Common Sense Protection For Pets ‘Surviving The Winter’

Winter is approaching and some common sense practices will guarantee your pet survives the winter’s wrath in safety and comfort. The luckiest pets are those who are true companion animals and live in the house in warmth and comfort. Unfortunately many are forced to live outdoors in less than adequate shelter. If your pet is outdoors for any length of time, a draft free well constructed dog house is a necessity. Few breeds are suited to be left outdoors overnight in the severe weather we have in Sudbury. Dogs and cats can become disorientated quickly in snow storms so never let your pet loose even for a few minutes on those nights where you do not want to go outside to walk them as they can become lost very quickly and not survive a night in the cold.

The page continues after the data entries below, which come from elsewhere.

std::string buildGramPlan(const CholSchedule& s, const std::vector<int32_t>& cellRow0, const std::vector<int32_t>& cellRows, const std::vector<int32_t>& cellCol,
                          int numRows, GramPlan& out) {
  out = GramPlan();
  out.numTiles = s.numTiles;
  out.numTileCols = s.numTileCols;
  const int T = s.numTileCols;
  std::map<std::pair<int, int>, int> stripId;
  for (size_t i = 0; i < cellCol.size(); ++i) {
    const int d = cellCol[i];
    if (d < 0 || d >= s.n || s.pos[d] < 0) return "Jacobian cell in a column outside the schedule";
    const int K = s.pos[d] >> 4;
    for (int q = cellRow0[i] >> 2; q <= (cellRow0[i] + cellRows[i] - 1) >> 2; ++q) stripId[{q, K}] = 0;
  }
  int next = 0;
  for (auto& kv : stripId) kv.second = next++;
  out.numStrips = next;
  out.stripCoord.resize(size_t(next) * 2);
  std::vector<std::vector<int>> ofCol(T);
  for (const auto& kv : stripId) {
    const int q = kv.first.first, K = kv.first.second;
    out.stripCoord[2 * kv.second] = 4 * q;
    out.stripCoord[2 * kv.second + 1] = s.perm[16 * K];
    ofCol[K].push_back(kv.second);
  }
  std::map<int, std::set<int>> colsOfUnit;
  std::map<int, int> rowsOfUnit;
  for (size_t i = 0; i < cellCol.size(); ++i) { colsOfUnit[cellRow0[i]].insert(s.pos[cellCol[i]] >> 4); rowsOfUnit[cellRow0[i]] = cellRows[i]; }
  std::set<std::tuple<int, int, int>> quadPairs;
  for (const auto& kv : colsOfUnit) {
    const int r0 = kv.first, r1 = r0 + rowsOfUnit[r0] - 1;
    for (int q = r0 >> 2; q <= r1 >> 2; ++q)
      for (int I : kv.second)
        for (int J : kv.second)
          if (I >= J) quadPairs.insert(std::make_tuple(q, I, J));
  }
  std::vector<std::vector<std::pair<int, int>>> pairs(s.numTiles);
  for (const auto& qp : quadPairs) {
    const int q = std::get<0>(qp), I = std::get<1>(qp), J = std::get<2>(qp);
    const int t = s.tileIdTable[size_t(I) * T + J];
    if (t < 0) return "Gram plan: a Jacobian row couples two tile columns whose tile is not in the schedule";
    pairs[t].push_back({stripId[{q, I}], stripId[{q, J}]});
  }
  out.residOff = out.numStrips * 64;
  out.stride = (out.residOff + ((numRows + 3) & ~3) + 63) / 64 * 64;
  const int zeroStrip = out.stride / 64;
  out.tilePairStart.assign(s.numTiles + 1, 0);
  for (int t = 0; t < s.numTiles; ++t) {
    out.macs += int64_t(pairs[t].size()) * 16 * 16 * 4;
    if (pairs[t].size() % 2) pairs[t].push_back({zeroStrip, zeroStrip});
    out.tilePairStart[t + 1] = out.tilePairStart[t] + int(pairs[t].size());
    for (const auto& pr : pairs[t]) { out.pairA.push_back(pr.first); out.pairB.push_back(pr.second); }
  }
  out.tileQuadStart.assign(s.numTiles + 1, 0);
  for (int t = 0; t < s.numTiles; ++t) {
    out.tileQuadStart[t + 1] = out.tileQuadStart[t] + (out.tilePairStart[t + 1] - out.tilePairStart[t]) / 2;
    for (int p = out.tilePairStart[t]; p < out.tilePairStart[t + 1]; p += 2) {
      out.quad.push_back(out.pairA[p] * 64); out.quad.push_back(out.pairB[p] * 64);
      out.quad.push_back(out.pairA[p + 1] * 64); out.quad.push_back(out.pairB[p + 1] * 64);
    }
  }
  {
    std::vector<int> byLoad(s.numTiles);
    for (int t = 0; t < s.numTiles; ++t) byLoad[t] = t;
    std::stable_sort(byLoad.begin(), byLoad.end(), [&](int a, int b) { return pairs[a].size() > pairs[b].size(); });
    std::vector<std::vector<int>> ofWarp(kGramWarps);
    std::vector<int64_t> load(kGramWarps, 0);
    for (int t : byLoad) {
      int w = 0;
      for (int k = 1; k < kGramWarps; ++k) if (load[k] < load[w]) w = k;
      ofWarp[w].push_back(t);
      load[w] += int64_t(pairs[t].size()) / 2 + 2;
    }
    size_t rounds = 0;
    for (const auto& v : ofWarp) rounds = std::max(rounds, v.size());
    out.tileOrder.assign(rounds * kGramWarps, -1);
    for (int w = 0; w < kGramWarps; ++w)
      for (size_t r = 0; r < ofWarp[w].size(); ++r) out.tileOrder[r * kGramWarps + w] = ofWarp[w][r];
  }
  std::map<int, int> stripsOfQuad;
  for (const auto& kv : stripId) ++stripsOfQuad[kv.first.first];
  out.cellStripOff.resize(cellCol.size());
  out.cellQuadStride.resize(cellCol.size());
  for (size_t i = 0; i < cellCol.size(); ++i) {
    const int d = cellCol[i], K = s.pos[d] >> 4, q0 = cellRow0[i] >> 2;
    out.cellStripOff[i] = uint32_t(stripId[{q0, K}]) * 64u + uint32_t(d - s.perm[16 * K]) * 4u;
    out.cellQuadStride[i] = uint16_t(stripsOfQuad[q0]);
    for (int q = q0 + 1; q <= (cellRow0[i] + cellRows[i] - 1) >> 2; ++q)
      if (stripsOfQuad[q] != stripsOfQuad[q0] || stripId[{q, K}] != stripId[{q0, K}] + (q - q0) * stripsOfQuad[q0]) return "Gram plan: row quads of one unit are not laid out uniformly";
  }
  out.colStripStart.assign(T + 1, 0);
  for (int K = 0; K < T; ++K) {
    out.colStripStart[K + 1] = out.colStripStart[K] + int(ofCol[K].size());
    out.colStrip.insert(out.colStrip.end(), ofCol[K].begin(), ofCol[K].end());
  }
  return "";
}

In preparation for the long winter, many let their dog’s coats grow long and shaggy. This is fine if you keep them brushed and free from mats. A matted coat is a poor insulator and retains moisture. A well-brushed coat is a great insulator. Try not to wait too late in the fall to clip a coat short…they need at least an inch of growth to protect them from wind and cold. Dogs and cats with short hair do require a warm coat or sweater with a high collar that stretches the complete length of the pet and around under the belly. Some pets even wear ‘booties’ to protect their feet from cold, salt and water.

In this day and age, cats are no longer allowed the freedom to roam the neighborhood and should be confined to your own property. Cats lost in the winter can quickly freeze, become stolen, injured or killed. Cats sometime will also seek refuge from the cold and sleep under hoods of cars for warmth and comfort. This can have fatal results. Banging gently on the hood of the car before starting will give the cat a chance to escape. Never leave your dog or cat in an unattended car for any length of time because just as in summer, temperatures in a vehicle change rapidly and a car can become a deadly refrigerator quickly.

The most deadly hazard for pets in the winter is engine ANTIFREEZE. Pets like to lick this sweet tasting fluid and even a very tiny dose can cause a lethal and hideous death. Clean up any spills of this lethal poison and keep pets away from the area or underside of your vehicle. Try using a ‘pet-friendly’ product containing propylene glycol instead of the deadly ethylene glycol. Wiping your dog’s underside and even going as far as to rinse the salt off of the feet of your dog from sidewalks or roadways when returning from a walk will prevent them from licking it and feeling under the weather.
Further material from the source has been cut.